## Split balanced sym16 kernel into own TU, mask idle lanes in squaring, drop barrier

The balanced LP-square kernels now live in a separate translation unit with a packed config argument and an explicit workgroup count. This should cut kernel-argument size and keep the rest of the engine from affecting their register allocation. In split mode, the upper part of the column-squaring step runs under an exec mask so lanes whose results are unused stay idle. The startup __syncthreads that reset the hand-off flags is replaced by consumer-only relaxed atomic stores. The trade-offs are inline assembly that hard-codes the exec mask layout, and a possible ordering risk if the barrier was doing more than resetting flags.

```diff
diff --git a/noisyquantumsimulator_amd/csrc/ryd_engine.hip b/noisyquantumsimulator_amd/csrc/ryd_engine.hip
--- a/noisyquantumsimulator_amd/csrc/ryd_engine.hip
+++ b/noisyquantumsimulator_amd/csrc/ryd_engine.hip
@@ -38,6 +38,10 @@
   std::vector<double> timeline;
   std::mutex mu;
 };
+
+__attribute__((visibility("hidden"))) hipError_t ryd_s16_bal_launch(
+    int form, bool state, unsigned workgroups, unsigned block, hipStream_t stream, const double* prm, int64_t n,
+    int64_t ldp, int cfg, double* sm, uint32_t* status, int64_t ldm, double* st, int64_t lds, int n_steps);
 
 namespace {
 
@@ -1526,6 +1530,9 @@
 #define RYD_LP_UNSQUARED 2
 #endif
 #include "ryd_sym16.inc"
+#ifdef RYD_S16_BAL_TU
+}
+#else
 #include "ryd_sched_table.inc"
 #include "ryd_sched16.inc"
 #include "ryd_ket_sched.inc"
@@ -2168,13 +2175,11 @@
       const char* eh = getenv("RYD_S16_BALANCE_NOHANDOFF");
       static_assert(RYD_P_XI_IM == 14, "the largest LP-square parameter column");
       const bool p32 = sym16_param32_enabled() && ldp <= (0x7fffffffLL / 8 - n) / 14;
-      auto fb = p32 ? lindblad_sym16_kernel<RYD_PROTO_LP_SQUARE, 2> : lindblad_sym16_kernel<RYD_PROTO_LP_SQUARE, 1>;
-      if (!ds)
-        fb = p32 ? lindblad_sym16_nostate_kernel<RYD_PROTO_LP_SQUARE, 2>
-                 : lindblad_sym16_nostate_kernel<RYD_PROTO_LP_SQUARE, 1>;
       const int noh = eh && eh[0] == '1', wt = wtm >= 0 ? wtm : S16_WT_AUTO;
-      return launch_typed(fb, pl.workgroups, S16_BLOCK * pl.waves, 0, stream, dp, n, ldp, ds, lds, dm, ldm, dstat,
-                          ns, pl.gpc, st32, noh, wt);
+      if (pl.workgroups > 0x7fffffffLL) return fail(RYD_ERR_INVALID, "batch too large for one launch");
+      HIPCHK(ryd_s16_bal_launch(p32 ? 2 : 1, ds != nullptr, (unsigned)pl.workgroups, S16_BLOCK * pl.waves, stream, dp,
+                                n, ldp, s16_bal_cfg(pl.gpc, st32, noh, wt), dm, dstat, ldm, ds, lds, ns));
+      return RYD_OK;
     }
   }
   if (wtm > 0) return fail(RYD_ERR_UNSUPPORTED, "RYD_S16_WT: write-through stores need the balanced launch form");
@@ -3237,3 +3242,4 @@
 }
 
 }
+#endif
diff --git a/noisyquantumsimulator_amd/csrc/ryd_sym16.inc b/noisyquantumsimulator_amd/csrc/ryd_sym16.inc
--- a/noisyquantumsimulator_amd/csrc/ryd_sym16.inc
+++ b/noisyquantumsimulator_amd/csrc/ryd_sym16.inc
@@ -102,6 +102,38 @@
 }
 
 typedef const __attribute__((address_space(3))) double lds_zero_t;
+
+#ifndef RYD_S16_MASK_IDLE
+#define RYD_S16_MASK_IDLE 1
+#endif
+#define S16_SQ_F(k, kc, m, mc) \
+  "v_fmac_f64_dpp %" #k ", %" #kc ", %" #mc " row_newbcast:" #m " row_mask:0xf bank_mask:0xf\n\t"
+#define S16_SQ_G(m, mc)                                                                                    \
+  S16_SQ_F(0, 16, m, mc) S16_SQ_F(1, 17, m, mc) S16_SQ_F(2, 18, m, mc) S16_SQ_F(3, 19, m, mc)              \
+  S16_SQ_F(4, 20, m, mc) S16_SQ_F(5, 21, m, mc) S16_SQ_F(6, 22, m, mc) S16_SQ_F(7, 23, m, mc)              \
+  S16_SQ_F(8, 24, m, mc) S16_SQ_F(9, 25, m, mc) S16_SQ_F(10, 26, m, mc) S16_SQ_F(11, 27, m, mc)            \
+  S16_SQ_F(12, 28, m, mc) S16_SQ_F(13, 29, m, mc) S16_SQ_F(14, 30, m, mc)
+__device__ __forceinline__ void square_upper_masked(const double (&c)[NS], double (&a)[NS]) {
+  static_assert(NS == 15, "operands 0-14: accumulators, 15: the saved exec, 16-30: columns");
+  uint64_t saved;
+  asm volatile(
+      "s_mov_b64 %15, exec\n\t"
+      "s_and_b32 exec_lo, exec_lo, 0x7fe07fe0\n\t"
+      "s_and_b32 exec_hi, exec_hi, 0x7fe07fe0\n\t"
+      "s_nop 1\n\t"
+      S16_SQ_G(5, 21) S16_SQ_G(6, 22) S16_SQ_G(7, 23) S16_SQ_G(8, 24) S16_SQ_G(9, 25)
+      S16_SQ_G(10, 26) S16_SQ_G(11, 27) S16_SQ_G(12, 28) S16_SQ_G(13, 29) S16_SQ_G(14, 30)
+      "s_mov_b64 exec, %15"
+      : "+v"(a[0]), "+v"(a[1]), "+v"(a[2]), "+v"(a[3]), "+v"(a[4]), "+v"(a[5]), "+v"(a[6]), "+v"(a[7]), "+v"(a[8]),
+        "+v"(a[9]), "+v"(a[10]), "+v"(a[11]), "+v"(a[12]), "+v"(a[13]), "+v"(a[14]), "=&s"(saved)
+      : "v"(c[0]), "v"(c[1]), "v"(c[2]), "v"(c[3]), "v"(c[4]), "v"(c[5]), "v"(c[6]), "v"(c[7]), "v"(c[8]), "v"(c[9]),
+        "v"(c[10]), "v"(c[11]), "v"(c[12]), "v"(c[13]), "v"(c[14])
+      : "scc");
+}
+#undef S16_SQ_G
+#undef S16_SQ_F
+
+template <bool MASK = false>
 __device__ __forceinline__ void square_cols16(const double (&col)[NS], double (&acc)[NS], lds_zero_t* zl) {
   asm volatile("" ::: "memory");
 #pragma unroll
@@ -111,7 +143,7 @@
     acc[k] = zl[k - 5];
     asm volatile("" ::: "memory");
   }
-  static_for<NS>([&](auto M) {
+  static_for<MASK ? 5 : NS>([&](auto M) {
     constexpr int m = decltype(M)::value;
     const double own = col[m];
     if constexpr (m == 0) {
@@ -128,6 +160,7 @@
                             col[14], own);
     }
   });
+  if constexpr (MASK) square_upper_masked(col, acc);
 }
 
 __device__ __forceinline__ void fast_sincos(double x, double& s, double& c) {
@@ -592,9 +625,9 @@
     for (int it = it0; it < it1; it += 2) {
       double w[NS];
       if (RYD_S16_PRIO_SPLIT && it == ((smx >> 1) & ~1)) s16_phase_prio<1>(ho);
-      if (it < sq) square_cols16(v, w, zl);
+      if (it < sq) square_cols16<SPLIT && RYD_S16_MASK_IDLE != 0>(v, w, zl);
       if (it + 1 < sq) {
-        square_cols16(w, v, zl);
+        square_cols16<SPLIT && RYD_S16_MASK_IDLE != 0>(w, v, zl);
       } else if (it < sq) {
 #pragma unroll
         for (int k = 0; k < NS; ++k) v[k] = w[k];
@@ -804,7 +837,7 @@
                       int n_steps, int shape, int st32) {
   (void)shape;
   constexpr int BAL = PROTO < 0 ? 1 : 0;
-  constexpr int gpc = 0, nohandoff = 0, wt = 0, p32 = 0;
+  constexpr int gpc = 0, nohandoff = 0, wt = 0, p32 = 0, nwg = 0;
   constexpr bool STATE = true;
 #include "ryd_sym16_body.inc"
 }
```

--------

EXERCISE DESCRIPTION
Copy out every line of the data where the word "void" occurs.

WRITTEN SOLUTION
+__device__ __forceinline__ void square_upper_masked(const double (&c)[NS], double (&a)[NS]) {
 __device__ __forceinline__ void square_cols16(const double (&col)[NS], double (&acc)[NS], lds_zero_t* zl) {
 __device__ __forceinline__ void fast_sincos(double x, double& s, double& c) {
   (void)shape;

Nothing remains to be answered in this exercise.